Using the listing below, retype exactly the lines starting at the one with "const int64_t wave0" and ending at the one with "const int kv_read", and include both.

>>>>

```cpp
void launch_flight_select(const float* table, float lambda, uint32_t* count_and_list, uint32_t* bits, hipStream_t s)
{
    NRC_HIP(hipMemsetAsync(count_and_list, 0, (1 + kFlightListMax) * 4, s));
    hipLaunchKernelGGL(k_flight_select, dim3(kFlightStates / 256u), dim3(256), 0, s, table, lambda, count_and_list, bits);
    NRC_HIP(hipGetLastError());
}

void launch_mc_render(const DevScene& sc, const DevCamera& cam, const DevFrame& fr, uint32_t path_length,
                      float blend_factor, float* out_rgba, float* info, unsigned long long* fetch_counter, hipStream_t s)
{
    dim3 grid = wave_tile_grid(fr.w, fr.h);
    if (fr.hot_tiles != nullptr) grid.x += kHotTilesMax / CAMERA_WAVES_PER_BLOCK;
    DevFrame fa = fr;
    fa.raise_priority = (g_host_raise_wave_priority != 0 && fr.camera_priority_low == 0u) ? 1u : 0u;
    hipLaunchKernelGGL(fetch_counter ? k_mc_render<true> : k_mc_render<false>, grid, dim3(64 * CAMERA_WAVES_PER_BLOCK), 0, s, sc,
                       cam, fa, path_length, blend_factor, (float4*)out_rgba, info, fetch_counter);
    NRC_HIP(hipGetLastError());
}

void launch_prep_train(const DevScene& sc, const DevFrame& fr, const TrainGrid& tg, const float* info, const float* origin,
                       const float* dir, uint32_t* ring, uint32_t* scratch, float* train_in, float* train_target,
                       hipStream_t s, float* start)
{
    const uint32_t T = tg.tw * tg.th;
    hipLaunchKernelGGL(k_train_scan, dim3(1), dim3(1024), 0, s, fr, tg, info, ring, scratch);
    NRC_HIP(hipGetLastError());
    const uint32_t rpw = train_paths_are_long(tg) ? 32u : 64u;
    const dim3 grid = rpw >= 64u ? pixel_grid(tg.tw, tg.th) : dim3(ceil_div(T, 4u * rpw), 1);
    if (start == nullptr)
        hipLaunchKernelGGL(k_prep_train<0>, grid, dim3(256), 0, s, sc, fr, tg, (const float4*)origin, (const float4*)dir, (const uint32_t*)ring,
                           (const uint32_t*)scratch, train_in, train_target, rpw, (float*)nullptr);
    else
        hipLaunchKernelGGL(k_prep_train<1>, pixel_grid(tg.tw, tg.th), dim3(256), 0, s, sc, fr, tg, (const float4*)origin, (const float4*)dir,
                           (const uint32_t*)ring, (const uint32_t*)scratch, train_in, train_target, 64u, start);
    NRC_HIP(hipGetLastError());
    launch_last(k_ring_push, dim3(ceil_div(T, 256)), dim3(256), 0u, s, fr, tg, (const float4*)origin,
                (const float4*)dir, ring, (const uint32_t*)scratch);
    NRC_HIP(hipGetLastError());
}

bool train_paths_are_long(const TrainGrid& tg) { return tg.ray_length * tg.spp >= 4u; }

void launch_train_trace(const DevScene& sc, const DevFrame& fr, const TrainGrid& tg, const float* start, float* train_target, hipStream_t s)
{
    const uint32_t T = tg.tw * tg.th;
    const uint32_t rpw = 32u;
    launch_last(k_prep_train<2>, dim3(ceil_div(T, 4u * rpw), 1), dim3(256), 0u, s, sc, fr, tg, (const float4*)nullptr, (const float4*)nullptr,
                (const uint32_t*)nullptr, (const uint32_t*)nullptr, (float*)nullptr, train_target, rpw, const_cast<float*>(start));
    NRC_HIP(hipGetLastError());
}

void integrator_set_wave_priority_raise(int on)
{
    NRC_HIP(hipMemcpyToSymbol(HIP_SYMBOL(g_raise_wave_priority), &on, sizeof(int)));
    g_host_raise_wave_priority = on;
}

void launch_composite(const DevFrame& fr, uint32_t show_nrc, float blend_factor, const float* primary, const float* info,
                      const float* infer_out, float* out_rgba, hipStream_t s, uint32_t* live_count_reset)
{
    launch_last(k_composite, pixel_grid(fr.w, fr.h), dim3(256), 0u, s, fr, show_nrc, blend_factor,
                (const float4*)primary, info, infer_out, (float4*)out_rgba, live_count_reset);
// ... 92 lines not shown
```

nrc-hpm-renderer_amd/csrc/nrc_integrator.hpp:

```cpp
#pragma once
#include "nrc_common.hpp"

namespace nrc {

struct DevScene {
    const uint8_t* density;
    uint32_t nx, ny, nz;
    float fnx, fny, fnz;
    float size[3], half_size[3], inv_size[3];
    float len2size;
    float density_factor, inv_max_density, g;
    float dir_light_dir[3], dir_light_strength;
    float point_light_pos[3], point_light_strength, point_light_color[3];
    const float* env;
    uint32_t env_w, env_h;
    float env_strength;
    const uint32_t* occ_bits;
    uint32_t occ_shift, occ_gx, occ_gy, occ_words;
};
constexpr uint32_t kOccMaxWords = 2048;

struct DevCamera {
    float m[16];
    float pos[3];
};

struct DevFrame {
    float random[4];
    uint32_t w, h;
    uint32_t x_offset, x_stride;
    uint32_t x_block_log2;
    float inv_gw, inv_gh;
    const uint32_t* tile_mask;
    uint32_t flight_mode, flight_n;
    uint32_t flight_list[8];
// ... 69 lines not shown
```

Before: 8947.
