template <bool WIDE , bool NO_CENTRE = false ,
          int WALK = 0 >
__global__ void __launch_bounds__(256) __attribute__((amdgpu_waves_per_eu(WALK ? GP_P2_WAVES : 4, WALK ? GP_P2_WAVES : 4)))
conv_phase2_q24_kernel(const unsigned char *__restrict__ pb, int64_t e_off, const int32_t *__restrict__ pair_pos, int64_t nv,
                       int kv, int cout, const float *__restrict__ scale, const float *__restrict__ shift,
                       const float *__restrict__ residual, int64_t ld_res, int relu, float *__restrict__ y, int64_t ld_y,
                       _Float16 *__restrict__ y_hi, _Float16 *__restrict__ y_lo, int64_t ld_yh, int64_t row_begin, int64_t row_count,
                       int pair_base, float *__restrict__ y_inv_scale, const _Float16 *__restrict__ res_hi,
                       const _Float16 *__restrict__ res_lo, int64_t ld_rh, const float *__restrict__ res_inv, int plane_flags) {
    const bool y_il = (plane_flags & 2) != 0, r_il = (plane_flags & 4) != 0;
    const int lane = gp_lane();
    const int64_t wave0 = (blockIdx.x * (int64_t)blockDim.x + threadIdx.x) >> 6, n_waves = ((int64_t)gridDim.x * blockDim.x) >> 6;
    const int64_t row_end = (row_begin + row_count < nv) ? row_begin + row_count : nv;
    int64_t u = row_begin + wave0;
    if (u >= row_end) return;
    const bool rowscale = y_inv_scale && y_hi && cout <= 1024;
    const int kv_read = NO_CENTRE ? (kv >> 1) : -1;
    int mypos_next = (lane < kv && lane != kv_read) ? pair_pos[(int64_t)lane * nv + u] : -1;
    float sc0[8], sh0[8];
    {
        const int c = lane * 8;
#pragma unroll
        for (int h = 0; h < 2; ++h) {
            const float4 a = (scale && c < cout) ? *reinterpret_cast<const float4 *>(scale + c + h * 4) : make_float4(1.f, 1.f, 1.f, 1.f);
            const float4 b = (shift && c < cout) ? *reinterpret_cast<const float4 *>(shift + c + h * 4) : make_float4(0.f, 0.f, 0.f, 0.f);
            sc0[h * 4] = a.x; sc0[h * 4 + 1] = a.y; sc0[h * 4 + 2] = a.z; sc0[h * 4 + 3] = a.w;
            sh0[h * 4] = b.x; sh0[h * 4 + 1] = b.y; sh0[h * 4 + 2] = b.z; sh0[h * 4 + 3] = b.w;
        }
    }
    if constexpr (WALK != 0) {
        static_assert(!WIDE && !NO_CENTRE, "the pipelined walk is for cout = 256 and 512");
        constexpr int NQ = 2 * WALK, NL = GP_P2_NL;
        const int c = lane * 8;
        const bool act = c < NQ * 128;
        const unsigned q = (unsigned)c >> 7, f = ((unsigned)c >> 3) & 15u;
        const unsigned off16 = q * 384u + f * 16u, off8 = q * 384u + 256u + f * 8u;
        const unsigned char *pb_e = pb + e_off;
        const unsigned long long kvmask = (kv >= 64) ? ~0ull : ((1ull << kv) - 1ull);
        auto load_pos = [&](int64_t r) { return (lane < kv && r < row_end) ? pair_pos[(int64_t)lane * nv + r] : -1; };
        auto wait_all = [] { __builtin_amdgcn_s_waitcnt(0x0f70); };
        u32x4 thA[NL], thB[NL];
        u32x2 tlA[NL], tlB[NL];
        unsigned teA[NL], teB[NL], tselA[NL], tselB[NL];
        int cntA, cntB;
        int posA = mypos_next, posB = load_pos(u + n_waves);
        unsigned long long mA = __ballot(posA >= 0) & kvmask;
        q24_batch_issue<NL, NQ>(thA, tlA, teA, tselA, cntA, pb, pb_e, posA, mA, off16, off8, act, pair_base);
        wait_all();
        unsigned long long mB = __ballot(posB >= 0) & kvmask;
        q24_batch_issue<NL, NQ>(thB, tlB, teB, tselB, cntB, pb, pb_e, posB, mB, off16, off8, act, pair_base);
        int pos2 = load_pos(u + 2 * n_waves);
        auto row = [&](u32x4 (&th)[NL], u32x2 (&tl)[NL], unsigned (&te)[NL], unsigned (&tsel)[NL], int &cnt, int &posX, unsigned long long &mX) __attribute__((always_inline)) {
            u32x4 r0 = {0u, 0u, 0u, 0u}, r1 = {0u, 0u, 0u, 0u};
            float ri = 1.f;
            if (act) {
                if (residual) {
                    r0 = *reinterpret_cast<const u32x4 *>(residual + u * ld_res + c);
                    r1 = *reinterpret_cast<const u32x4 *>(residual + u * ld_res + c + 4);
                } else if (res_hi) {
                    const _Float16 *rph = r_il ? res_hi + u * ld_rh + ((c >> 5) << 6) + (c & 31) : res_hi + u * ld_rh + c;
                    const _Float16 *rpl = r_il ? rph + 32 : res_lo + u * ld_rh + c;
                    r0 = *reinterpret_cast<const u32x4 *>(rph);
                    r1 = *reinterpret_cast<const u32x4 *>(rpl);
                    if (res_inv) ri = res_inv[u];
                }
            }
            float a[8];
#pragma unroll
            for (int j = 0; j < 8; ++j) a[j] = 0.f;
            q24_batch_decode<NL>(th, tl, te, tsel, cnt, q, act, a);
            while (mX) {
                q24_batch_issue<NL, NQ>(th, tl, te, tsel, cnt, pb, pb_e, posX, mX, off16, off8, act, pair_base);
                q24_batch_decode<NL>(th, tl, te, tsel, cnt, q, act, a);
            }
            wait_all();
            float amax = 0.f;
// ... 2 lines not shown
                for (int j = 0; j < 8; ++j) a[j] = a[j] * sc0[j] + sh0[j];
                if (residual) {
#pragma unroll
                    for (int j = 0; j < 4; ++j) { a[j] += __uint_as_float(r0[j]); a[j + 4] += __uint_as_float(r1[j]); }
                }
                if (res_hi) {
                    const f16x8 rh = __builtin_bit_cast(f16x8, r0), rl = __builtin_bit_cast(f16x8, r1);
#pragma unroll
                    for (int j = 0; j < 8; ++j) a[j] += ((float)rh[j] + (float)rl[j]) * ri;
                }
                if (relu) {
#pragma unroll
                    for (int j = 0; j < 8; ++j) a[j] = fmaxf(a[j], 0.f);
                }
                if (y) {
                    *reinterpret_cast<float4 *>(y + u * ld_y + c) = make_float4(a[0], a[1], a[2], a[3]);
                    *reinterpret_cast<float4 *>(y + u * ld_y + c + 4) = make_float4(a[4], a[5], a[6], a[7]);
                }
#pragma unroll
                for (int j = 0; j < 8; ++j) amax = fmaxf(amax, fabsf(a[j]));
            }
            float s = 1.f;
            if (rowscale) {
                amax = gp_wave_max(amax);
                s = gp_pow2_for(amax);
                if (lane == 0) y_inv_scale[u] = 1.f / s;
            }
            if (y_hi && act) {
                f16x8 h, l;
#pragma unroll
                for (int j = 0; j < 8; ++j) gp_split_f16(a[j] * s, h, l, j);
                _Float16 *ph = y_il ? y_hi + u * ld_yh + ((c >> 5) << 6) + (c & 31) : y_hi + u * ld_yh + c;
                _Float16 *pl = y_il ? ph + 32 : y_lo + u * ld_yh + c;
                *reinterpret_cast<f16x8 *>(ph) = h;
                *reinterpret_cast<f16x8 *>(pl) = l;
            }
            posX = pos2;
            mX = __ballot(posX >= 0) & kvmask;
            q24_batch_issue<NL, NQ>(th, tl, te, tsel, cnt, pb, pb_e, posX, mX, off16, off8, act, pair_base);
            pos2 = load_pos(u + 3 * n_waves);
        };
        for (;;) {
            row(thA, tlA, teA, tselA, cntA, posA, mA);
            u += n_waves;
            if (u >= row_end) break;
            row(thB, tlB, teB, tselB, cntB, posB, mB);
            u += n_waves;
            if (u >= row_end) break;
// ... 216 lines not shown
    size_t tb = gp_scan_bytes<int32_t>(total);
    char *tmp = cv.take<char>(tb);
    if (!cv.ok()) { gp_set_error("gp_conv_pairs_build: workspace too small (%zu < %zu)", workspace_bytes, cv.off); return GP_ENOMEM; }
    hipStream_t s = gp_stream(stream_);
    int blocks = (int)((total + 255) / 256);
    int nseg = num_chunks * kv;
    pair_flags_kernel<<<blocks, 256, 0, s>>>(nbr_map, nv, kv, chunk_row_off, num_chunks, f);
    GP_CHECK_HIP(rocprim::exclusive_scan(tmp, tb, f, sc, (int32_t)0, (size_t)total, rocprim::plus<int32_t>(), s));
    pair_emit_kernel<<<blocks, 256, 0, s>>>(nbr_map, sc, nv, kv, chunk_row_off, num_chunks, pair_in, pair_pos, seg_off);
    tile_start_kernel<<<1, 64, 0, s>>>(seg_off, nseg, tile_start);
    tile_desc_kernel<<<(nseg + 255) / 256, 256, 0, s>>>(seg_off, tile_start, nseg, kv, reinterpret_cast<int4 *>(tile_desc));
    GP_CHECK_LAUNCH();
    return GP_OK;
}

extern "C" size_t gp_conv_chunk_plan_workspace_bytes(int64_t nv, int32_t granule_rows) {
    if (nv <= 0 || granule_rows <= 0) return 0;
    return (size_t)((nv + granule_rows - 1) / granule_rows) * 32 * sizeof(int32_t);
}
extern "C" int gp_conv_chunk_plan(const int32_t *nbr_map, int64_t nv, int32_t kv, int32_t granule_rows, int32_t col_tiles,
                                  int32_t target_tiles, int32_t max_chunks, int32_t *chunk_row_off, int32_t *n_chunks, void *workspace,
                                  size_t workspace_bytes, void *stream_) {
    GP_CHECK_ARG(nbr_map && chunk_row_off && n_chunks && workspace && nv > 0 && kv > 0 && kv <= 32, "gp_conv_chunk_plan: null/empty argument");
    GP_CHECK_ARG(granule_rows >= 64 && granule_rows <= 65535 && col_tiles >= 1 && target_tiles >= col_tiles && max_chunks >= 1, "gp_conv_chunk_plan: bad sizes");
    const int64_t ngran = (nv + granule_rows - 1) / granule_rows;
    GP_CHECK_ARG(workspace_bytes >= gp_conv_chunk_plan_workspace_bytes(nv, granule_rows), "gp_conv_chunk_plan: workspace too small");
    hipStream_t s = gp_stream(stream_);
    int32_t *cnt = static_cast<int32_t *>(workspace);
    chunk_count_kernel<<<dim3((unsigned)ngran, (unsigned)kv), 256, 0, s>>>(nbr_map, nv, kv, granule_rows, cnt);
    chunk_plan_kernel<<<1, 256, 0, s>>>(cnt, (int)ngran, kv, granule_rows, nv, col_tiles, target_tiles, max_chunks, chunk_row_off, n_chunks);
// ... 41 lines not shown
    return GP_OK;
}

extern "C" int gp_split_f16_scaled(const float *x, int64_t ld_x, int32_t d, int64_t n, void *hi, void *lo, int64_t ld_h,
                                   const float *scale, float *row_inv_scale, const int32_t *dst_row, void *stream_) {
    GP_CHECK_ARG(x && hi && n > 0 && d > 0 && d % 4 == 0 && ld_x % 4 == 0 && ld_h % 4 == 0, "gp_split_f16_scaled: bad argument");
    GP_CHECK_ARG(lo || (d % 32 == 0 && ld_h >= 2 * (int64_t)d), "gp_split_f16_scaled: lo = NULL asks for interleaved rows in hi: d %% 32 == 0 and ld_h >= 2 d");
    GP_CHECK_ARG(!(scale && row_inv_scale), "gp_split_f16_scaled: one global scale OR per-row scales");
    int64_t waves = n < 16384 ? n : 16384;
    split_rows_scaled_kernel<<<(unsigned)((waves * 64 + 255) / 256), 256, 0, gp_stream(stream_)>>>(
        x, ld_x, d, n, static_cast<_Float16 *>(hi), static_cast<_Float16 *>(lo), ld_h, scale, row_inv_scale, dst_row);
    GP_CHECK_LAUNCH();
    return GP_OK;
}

<<<<

** Answer to this task **
    const int64_t wave0 = (blockIdx.x * (int64_t)blockDim.x + threadIdx.x) >> 6, n_waves = ((int64_t)gridDim.x * blockDim.x) >> 6;
    const int64_t row_end = (row_begin + row_count < nv) ? row_begin + row_count : nv;
    int64_t u = row_begin + wave0;
    if (u >= row_end) return;
    const bool rowscale = y_inv_scale && y_hi && cout <= 1024;
    const int kv_read = NO_CENTRE ? (kv >> 1) : -1;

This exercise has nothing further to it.